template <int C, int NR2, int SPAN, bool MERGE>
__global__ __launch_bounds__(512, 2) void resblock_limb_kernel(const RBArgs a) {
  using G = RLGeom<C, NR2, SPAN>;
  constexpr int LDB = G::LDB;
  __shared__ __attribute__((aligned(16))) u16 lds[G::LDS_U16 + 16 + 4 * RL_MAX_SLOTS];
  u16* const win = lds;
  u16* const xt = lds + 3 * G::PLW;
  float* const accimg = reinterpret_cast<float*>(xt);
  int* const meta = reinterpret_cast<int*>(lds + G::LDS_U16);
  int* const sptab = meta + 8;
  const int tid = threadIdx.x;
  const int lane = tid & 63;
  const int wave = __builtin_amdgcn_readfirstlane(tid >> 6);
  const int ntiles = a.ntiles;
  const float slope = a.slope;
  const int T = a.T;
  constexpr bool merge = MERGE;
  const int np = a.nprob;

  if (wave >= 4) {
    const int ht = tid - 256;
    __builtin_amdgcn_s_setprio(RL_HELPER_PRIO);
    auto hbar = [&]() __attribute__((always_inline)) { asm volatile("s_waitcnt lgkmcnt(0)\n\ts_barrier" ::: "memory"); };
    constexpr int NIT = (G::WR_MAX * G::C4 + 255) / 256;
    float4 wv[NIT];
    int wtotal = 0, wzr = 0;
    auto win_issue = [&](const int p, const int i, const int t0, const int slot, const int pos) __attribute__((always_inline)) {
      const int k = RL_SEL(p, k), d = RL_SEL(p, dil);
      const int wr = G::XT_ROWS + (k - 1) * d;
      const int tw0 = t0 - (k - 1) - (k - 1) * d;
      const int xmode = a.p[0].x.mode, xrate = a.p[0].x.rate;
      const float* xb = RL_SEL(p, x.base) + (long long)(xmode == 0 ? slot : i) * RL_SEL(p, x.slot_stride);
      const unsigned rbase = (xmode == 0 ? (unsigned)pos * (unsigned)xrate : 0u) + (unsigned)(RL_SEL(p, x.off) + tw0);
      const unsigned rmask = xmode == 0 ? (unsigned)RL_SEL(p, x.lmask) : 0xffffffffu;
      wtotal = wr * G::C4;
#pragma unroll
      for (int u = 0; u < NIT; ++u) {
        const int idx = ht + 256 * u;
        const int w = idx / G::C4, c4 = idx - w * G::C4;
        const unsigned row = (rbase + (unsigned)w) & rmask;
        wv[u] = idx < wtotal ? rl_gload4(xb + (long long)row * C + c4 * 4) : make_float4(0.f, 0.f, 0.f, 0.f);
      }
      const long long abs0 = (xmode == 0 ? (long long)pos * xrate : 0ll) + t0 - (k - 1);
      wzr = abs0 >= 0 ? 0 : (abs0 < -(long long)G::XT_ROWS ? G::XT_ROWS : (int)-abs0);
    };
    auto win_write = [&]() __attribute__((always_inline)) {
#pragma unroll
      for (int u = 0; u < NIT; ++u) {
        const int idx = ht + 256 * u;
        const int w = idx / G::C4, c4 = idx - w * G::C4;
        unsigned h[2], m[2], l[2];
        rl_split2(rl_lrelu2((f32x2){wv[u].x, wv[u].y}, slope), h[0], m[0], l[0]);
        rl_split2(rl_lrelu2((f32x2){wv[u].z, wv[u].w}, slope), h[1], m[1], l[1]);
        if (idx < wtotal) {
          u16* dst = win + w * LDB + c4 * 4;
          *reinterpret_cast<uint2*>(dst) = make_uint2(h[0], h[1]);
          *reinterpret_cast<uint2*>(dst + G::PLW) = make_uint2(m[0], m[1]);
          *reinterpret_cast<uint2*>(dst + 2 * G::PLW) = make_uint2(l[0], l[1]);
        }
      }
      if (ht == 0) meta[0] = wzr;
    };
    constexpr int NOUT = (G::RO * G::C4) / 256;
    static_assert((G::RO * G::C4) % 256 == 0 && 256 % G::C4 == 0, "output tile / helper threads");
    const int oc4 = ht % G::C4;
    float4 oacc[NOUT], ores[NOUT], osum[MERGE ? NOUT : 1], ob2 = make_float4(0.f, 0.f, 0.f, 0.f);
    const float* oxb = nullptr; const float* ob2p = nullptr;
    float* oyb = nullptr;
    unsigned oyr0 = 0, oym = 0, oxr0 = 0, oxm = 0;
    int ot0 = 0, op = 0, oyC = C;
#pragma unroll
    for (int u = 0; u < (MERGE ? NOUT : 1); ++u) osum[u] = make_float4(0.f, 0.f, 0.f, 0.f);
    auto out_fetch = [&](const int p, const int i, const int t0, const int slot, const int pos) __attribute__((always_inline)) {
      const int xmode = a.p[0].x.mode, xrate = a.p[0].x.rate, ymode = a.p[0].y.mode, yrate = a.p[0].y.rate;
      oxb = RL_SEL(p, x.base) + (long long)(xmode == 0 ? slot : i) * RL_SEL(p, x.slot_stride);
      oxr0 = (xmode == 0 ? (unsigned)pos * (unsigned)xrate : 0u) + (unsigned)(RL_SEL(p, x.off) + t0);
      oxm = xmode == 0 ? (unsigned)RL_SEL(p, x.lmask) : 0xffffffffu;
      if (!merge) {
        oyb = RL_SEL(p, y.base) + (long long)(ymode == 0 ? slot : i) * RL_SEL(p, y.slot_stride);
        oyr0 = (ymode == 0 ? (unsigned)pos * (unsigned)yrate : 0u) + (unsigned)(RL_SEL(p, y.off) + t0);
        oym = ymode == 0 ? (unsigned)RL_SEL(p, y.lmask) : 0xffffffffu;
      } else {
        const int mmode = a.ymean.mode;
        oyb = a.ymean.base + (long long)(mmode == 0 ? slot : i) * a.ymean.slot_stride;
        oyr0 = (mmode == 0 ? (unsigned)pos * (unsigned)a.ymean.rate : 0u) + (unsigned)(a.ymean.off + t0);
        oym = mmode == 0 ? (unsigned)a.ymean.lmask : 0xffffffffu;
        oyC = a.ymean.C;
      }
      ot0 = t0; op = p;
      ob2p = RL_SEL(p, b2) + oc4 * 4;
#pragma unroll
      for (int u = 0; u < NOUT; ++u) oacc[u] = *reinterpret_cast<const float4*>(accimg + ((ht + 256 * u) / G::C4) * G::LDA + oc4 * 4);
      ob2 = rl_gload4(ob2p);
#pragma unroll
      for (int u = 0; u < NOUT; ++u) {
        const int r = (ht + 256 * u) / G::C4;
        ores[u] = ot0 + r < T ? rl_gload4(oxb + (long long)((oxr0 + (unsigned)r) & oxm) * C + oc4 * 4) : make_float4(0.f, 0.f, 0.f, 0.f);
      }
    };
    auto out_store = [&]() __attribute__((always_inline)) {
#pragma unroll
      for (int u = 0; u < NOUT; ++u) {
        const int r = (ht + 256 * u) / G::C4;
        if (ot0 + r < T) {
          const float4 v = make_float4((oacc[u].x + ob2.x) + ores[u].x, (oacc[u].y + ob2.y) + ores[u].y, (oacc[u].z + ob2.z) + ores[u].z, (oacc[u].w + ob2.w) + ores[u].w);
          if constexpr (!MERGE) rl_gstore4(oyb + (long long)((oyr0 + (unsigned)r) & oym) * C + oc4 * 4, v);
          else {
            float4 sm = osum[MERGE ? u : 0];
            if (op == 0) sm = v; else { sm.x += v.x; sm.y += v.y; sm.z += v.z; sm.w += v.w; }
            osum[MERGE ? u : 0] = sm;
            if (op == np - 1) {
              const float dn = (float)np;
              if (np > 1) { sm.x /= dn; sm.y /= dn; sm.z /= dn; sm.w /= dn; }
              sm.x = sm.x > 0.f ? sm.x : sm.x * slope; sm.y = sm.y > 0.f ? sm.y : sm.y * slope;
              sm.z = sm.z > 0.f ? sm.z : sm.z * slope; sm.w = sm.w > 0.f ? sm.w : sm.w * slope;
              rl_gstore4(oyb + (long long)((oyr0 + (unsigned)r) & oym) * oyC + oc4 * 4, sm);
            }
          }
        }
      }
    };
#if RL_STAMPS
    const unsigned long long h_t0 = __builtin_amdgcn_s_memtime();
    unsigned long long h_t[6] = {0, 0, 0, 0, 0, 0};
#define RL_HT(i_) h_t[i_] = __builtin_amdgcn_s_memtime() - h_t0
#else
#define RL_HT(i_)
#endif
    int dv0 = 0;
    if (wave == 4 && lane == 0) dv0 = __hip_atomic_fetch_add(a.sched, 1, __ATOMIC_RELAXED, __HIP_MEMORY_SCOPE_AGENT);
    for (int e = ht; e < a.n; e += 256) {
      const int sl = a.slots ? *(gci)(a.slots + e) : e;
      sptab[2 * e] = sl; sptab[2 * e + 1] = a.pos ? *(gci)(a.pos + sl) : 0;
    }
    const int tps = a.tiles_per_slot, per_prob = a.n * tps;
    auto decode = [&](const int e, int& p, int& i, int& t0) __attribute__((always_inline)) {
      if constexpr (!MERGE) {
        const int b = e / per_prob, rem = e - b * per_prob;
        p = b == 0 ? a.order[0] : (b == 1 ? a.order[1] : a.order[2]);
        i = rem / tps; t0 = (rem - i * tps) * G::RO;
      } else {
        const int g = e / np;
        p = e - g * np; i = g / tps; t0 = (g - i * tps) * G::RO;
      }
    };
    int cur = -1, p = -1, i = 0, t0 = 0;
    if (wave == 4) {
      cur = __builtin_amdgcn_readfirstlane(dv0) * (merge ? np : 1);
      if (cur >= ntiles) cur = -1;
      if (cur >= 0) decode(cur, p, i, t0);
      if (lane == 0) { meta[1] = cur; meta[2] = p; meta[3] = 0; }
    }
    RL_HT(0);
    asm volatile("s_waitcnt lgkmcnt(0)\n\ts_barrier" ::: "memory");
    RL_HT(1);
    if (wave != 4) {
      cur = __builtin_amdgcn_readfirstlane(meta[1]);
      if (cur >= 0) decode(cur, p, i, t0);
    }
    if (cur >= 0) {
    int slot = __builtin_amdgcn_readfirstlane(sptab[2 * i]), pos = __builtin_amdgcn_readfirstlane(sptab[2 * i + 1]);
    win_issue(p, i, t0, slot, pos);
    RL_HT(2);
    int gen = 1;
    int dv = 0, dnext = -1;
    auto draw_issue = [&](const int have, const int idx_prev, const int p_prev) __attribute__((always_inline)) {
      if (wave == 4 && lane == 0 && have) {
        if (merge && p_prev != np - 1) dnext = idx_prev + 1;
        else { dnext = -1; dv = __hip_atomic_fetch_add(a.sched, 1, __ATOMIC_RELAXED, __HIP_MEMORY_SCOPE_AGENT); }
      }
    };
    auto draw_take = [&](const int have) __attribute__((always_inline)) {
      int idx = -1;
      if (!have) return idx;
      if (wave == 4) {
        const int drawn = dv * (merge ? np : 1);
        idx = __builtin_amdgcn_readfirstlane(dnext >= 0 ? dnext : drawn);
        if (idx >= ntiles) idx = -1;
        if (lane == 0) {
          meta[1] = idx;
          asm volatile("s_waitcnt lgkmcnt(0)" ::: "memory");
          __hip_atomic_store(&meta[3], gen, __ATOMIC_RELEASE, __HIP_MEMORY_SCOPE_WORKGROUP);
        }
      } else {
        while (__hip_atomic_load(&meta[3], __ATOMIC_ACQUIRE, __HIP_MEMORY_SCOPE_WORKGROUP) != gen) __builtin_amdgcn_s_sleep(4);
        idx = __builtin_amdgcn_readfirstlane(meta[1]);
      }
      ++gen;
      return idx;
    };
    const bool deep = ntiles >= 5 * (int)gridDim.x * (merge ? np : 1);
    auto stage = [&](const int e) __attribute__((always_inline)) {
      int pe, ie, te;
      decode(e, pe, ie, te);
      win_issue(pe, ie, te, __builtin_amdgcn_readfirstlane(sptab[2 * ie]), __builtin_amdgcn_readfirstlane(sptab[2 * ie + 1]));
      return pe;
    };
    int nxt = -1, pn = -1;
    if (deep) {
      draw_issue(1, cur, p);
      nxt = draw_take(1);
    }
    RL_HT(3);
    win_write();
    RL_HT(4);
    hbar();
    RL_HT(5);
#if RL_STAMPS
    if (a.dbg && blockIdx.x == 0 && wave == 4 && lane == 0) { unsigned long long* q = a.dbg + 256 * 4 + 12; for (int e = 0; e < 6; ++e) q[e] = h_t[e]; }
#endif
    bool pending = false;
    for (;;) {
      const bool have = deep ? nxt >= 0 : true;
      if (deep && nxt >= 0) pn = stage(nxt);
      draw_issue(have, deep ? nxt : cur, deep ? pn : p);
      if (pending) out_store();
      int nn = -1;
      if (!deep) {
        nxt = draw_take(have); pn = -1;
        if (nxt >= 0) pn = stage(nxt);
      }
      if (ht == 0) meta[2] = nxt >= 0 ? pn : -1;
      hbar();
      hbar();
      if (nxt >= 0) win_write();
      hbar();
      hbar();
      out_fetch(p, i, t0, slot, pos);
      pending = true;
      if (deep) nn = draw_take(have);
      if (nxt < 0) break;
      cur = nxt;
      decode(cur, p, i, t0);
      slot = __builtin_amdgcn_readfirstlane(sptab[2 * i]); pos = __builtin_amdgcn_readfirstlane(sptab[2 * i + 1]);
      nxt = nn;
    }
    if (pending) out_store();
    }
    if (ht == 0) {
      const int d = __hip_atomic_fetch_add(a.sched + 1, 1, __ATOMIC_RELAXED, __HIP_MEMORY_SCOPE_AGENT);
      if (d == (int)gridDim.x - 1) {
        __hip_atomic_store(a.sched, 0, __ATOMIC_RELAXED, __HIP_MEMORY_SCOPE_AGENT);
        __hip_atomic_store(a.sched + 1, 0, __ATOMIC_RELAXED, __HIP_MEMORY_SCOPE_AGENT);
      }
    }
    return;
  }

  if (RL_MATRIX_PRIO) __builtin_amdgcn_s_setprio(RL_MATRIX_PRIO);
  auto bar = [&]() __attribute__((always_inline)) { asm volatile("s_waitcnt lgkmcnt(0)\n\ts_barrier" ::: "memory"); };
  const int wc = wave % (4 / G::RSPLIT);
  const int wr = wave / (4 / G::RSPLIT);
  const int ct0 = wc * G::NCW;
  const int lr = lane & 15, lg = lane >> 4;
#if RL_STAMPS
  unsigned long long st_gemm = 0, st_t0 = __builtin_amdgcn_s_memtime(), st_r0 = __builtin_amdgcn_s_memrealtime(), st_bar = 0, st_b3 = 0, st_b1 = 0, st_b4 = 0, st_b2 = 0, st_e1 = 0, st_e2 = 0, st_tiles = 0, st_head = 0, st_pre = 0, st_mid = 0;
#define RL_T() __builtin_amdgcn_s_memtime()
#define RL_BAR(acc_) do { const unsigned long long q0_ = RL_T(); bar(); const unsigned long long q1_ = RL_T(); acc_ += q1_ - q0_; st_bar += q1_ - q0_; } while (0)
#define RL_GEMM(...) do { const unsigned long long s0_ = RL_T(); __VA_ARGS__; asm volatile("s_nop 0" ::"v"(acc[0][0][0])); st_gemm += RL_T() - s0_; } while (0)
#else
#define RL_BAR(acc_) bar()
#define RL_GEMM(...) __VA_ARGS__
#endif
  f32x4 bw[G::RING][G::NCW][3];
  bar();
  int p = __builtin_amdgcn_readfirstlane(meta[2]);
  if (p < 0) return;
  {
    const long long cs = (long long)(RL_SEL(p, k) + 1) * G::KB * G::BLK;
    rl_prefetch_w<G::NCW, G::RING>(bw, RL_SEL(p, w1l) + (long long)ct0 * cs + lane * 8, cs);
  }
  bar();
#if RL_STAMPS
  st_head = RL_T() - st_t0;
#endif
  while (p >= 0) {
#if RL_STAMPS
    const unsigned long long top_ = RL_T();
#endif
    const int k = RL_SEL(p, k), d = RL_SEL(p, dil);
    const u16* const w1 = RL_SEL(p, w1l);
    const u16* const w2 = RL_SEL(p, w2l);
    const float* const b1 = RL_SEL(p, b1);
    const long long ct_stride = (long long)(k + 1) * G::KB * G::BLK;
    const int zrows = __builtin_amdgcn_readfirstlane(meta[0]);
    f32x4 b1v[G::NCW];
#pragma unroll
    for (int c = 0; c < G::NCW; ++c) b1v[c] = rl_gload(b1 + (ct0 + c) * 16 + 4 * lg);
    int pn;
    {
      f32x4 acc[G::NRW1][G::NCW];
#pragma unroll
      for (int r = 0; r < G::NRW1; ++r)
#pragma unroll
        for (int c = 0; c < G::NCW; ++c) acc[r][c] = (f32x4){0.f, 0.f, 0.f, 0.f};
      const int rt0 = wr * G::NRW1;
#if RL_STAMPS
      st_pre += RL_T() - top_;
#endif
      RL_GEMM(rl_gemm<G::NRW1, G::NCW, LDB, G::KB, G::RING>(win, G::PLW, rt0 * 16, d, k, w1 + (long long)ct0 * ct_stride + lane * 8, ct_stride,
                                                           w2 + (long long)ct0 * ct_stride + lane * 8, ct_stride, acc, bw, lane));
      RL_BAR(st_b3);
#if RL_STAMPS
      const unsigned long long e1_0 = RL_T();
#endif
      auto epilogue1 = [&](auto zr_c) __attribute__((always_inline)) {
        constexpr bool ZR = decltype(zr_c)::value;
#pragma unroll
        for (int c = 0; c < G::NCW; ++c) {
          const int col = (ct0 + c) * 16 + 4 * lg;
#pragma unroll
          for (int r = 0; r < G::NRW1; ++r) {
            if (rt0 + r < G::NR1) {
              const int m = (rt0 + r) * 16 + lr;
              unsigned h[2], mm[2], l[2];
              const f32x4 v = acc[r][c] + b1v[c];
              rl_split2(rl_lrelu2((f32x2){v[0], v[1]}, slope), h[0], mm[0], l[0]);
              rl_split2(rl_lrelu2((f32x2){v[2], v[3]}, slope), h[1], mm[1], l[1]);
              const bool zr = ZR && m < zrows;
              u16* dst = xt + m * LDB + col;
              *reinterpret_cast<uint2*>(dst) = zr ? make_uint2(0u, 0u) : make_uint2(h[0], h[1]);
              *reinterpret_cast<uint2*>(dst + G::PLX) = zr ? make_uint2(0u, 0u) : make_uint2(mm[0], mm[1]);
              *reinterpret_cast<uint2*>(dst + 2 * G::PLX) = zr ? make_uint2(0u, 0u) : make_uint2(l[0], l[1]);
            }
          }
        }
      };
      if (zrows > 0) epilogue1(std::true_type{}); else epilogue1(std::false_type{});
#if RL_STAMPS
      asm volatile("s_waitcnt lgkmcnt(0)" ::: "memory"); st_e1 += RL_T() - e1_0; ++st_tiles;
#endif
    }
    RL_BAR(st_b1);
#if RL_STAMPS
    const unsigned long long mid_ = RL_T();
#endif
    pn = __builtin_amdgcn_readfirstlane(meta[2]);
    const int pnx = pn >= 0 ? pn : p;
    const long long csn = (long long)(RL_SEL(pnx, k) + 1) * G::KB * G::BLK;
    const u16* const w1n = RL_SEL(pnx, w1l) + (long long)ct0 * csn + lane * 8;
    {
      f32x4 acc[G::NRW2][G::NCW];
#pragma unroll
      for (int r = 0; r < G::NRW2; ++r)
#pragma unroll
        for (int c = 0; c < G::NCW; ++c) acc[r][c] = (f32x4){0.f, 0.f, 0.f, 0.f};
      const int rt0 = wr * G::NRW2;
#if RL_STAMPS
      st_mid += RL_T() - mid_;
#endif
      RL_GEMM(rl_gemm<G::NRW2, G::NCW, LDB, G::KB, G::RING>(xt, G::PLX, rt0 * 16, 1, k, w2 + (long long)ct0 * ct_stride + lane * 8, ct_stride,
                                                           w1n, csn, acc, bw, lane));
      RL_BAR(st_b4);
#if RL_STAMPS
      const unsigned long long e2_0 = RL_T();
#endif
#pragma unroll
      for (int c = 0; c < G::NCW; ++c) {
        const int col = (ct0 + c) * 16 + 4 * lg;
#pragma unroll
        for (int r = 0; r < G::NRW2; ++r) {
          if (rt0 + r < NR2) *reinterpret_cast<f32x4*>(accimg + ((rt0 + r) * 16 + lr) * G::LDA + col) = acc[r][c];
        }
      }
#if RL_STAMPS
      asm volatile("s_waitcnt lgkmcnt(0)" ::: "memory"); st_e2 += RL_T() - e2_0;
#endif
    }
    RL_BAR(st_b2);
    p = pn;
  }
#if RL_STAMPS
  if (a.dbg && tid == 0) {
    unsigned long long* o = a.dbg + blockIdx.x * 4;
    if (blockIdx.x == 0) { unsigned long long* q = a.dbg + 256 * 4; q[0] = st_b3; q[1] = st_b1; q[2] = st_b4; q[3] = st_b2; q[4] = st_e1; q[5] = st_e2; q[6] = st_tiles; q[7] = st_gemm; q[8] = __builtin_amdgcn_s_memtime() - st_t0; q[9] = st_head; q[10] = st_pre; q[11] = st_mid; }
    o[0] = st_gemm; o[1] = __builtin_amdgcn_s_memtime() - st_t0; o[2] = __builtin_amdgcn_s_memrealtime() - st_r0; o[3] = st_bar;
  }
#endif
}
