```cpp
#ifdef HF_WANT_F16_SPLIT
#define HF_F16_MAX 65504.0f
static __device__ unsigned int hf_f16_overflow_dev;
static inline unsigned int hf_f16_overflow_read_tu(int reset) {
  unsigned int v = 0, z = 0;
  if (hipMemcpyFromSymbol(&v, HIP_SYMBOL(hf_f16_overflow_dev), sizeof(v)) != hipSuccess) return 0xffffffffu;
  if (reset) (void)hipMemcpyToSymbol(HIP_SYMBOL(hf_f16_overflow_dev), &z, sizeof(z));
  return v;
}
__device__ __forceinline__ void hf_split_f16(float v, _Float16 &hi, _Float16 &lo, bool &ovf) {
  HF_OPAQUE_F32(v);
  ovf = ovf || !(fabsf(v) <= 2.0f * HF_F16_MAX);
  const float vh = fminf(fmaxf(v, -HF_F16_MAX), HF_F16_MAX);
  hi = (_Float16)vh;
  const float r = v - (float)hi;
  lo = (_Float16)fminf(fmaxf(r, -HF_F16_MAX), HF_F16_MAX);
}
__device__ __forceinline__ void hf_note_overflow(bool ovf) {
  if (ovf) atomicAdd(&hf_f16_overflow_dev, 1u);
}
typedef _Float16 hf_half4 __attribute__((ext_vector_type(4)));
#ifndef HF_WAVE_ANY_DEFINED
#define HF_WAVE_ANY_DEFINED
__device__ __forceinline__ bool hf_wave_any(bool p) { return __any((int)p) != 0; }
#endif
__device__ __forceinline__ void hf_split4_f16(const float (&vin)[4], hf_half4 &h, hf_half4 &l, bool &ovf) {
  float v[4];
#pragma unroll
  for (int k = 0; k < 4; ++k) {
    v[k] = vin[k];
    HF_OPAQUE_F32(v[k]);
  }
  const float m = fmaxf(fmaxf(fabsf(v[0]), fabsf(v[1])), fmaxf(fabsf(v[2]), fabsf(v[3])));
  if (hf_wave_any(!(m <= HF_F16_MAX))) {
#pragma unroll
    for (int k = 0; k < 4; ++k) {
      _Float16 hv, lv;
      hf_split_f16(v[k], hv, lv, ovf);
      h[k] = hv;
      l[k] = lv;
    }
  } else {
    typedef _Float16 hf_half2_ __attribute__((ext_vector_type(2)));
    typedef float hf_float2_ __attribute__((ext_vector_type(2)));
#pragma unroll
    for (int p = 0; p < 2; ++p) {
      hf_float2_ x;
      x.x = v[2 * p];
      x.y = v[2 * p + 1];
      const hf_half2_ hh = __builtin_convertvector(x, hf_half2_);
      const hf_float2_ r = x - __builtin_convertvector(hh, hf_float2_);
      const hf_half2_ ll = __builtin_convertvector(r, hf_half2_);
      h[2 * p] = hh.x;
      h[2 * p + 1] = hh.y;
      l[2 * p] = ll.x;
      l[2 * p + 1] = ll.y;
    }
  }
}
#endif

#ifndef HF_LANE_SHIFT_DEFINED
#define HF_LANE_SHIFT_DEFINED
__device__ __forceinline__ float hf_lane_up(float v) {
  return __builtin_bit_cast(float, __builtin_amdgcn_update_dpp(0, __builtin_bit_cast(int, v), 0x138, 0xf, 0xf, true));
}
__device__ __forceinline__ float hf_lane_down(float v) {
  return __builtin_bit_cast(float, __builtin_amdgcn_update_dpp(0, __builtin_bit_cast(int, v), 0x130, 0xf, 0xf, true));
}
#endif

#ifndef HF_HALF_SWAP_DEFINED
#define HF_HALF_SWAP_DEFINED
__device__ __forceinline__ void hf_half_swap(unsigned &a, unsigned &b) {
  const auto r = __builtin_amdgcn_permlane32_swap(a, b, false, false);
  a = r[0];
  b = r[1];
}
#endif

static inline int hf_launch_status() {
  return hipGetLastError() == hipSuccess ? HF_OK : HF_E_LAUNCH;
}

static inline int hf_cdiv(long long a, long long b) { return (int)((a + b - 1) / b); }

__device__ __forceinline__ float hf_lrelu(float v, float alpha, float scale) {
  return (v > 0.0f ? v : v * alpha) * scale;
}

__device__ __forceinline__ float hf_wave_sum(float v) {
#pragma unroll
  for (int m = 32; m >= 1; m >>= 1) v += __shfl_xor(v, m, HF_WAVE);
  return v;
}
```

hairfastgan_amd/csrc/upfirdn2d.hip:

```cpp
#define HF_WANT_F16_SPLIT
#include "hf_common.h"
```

------------------------------------

• [Exercise directions] Go through the records and report each line that contains "fmaxf".

• [Result of this task]
  const float vh = fminf(fmaxf(v, -HF_F16_MAX), HF_F16_MAX);
  lo = (_Float16)fminf(fmaxf(r, -HF_F16_MAX), HF_F16_MAX);
  const float m = fmaxf(fmaxf(fabsf(v[0]), fabsf(v[1])), fmaxf(fabsf(v[2]), fabsf(v[3])));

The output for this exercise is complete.